(Task goal) Retype, exactly and only, each line from the one containing "(SCPR - 1));" to the end of the records below.

(Source information)
· · ·

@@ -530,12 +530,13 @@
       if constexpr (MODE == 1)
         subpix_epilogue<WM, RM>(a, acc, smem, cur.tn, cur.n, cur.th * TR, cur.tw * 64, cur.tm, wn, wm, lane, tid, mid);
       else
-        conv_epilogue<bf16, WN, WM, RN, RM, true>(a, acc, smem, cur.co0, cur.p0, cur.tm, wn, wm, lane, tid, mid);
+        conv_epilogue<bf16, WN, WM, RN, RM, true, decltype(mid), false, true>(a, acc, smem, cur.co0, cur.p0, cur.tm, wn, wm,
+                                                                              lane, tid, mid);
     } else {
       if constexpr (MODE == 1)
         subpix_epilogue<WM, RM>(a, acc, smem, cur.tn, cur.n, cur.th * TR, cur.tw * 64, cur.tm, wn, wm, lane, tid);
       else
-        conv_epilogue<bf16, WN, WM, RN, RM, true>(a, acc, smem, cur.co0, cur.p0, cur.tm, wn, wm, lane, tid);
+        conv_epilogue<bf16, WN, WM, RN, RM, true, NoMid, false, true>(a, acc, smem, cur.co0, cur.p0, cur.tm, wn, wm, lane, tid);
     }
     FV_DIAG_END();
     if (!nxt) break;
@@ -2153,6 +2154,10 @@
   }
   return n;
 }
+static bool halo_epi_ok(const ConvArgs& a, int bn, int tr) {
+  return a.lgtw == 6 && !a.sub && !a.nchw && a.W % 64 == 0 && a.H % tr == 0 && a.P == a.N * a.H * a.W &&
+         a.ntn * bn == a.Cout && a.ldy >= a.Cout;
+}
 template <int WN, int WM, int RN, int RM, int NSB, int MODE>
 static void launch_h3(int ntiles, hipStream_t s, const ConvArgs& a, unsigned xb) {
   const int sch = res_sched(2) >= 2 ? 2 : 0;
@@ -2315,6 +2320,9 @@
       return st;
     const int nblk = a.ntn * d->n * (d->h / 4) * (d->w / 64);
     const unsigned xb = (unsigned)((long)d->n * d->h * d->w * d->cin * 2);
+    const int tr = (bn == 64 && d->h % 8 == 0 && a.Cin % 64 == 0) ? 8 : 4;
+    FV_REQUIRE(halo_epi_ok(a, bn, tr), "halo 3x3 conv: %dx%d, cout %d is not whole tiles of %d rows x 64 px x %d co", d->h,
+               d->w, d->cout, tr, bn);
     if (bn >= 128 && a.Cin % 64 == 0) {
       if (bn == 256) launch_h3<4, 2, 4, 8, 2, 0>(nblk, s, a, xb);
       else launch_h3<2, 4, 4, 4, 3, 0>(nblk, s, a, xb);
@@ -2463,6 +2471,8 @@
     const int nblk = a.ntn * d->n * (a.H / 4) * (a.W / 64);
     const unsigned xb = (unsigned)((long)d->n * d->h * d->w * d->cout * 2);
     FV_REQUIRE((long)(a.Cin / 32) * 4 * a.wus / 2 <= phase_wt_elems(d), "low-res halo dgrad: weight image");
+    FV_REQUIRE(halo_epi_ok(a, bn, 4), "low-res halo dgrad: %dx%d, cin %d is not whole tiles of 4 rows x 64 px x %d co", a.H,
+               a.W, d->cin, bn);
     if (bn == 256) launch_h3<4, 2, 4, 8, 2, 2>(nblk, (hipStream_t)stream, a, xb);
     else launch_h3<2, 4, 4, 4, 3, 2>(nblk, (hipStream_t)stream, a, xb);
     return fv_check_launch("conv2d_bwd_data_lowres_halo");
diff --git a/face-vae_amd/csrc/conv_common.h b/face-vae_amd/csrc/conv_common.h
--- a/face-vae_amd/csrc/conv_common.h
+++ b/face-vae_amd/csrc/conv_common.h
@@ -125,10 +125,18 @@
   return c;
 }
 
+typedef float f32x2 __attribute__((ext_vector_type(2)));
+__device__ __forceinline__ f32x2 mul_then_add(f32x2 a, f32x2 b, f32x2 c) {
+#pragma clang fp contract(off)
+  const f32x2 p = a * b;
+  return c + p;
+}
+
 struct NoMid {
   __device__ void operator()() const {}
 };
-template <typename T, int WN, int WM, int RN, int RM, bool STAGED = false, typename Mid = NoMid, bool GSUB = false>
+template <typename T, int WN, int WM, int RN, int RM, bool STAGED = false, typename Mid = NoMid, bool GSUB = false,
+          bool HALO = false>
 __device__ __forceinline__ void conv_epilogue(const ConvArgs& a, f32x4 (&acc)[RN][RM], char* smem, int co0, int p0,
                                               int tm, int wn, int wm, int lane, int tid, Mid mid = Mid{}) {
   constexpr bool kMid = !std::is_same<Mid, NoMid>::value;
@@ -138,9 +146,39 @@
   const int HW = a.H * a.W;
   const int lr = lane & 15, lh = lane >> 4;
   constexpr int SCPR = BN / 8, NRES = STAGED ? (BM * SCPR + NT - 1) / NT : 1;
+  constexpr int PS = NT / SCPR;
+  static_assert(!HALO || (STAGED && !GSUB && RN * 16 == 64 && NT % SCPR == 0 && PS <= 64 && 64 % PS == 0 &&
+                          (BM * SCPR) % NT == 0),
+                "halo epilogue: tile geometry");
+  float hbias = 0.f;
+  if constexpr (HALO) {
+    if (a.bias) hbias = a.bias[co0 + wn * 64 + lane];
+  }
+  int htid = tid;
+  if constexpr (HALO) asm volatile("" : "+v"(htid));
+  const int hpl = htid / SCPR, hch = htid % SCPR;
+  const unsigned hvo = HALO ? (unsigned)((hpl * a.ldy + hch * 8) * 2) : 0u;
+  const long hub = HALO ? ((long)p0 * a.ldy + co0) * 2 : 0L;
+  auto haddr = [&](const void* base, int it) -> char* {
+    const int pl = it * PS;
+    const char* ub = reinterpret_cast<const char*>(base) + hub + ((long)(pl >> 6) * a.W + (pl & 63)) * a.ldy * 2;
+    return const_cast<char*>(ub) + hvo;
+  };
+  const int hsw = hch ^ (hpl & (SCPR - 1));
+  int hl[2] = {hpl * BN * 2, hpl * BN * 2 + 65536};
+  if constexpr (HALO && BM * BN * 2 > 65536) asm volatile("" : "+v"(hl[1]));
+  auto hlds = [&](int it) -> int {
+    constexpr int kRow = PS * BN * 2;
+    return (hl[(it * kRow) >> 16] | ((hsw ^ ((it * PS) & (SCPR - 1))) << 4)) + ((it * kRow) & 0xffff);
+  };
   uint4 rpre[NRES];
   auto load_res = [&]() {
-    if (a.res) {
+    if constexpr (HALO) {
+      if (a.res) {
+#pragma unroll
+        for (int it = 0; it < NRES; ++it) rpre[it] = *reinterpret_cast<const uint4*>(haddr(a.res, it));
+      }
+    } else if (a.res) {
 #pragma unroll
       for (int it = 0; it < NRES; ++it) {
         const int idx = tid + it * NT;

· · ·

(Reply)
+  const int hsw = hch ^ (hpl & (SCPR - 1));
+  int hl[2] = {hpl * BN * 2, hpl * BN * 2 + 65536};
+  if constexpr (HALO && BM * BN * 2 > 65536) asm volatile("" : "+v"(hl[1]));
+  auto hlds = [&](int it) -> int {
+    constexpr int kRow = PS * BN * 2;
+    return (hl[(it * kRow) >> 16] | ((hsw ^ ((it * PS) & (SCPR - 1))) << 4)) + ((it * kRow) & 0xffff);
+  };
   uint4 rpre[NRES];
   auto load_res = [&]() {
-    if (a.res) {
+    if constexpr (HALO) {
+      if (a.res) {
+#pragma unroll
+        for (int it = 0; it < NRES; ++it) rpre[it] = *reinterpret_cast<const uint4*>(haddr(a.res, it));
+      }
+    } else if (a.res) {
 #pragma unroll
       for (int it = 0; it < NRES; ++it) {
         const int idx = tid + it * NT;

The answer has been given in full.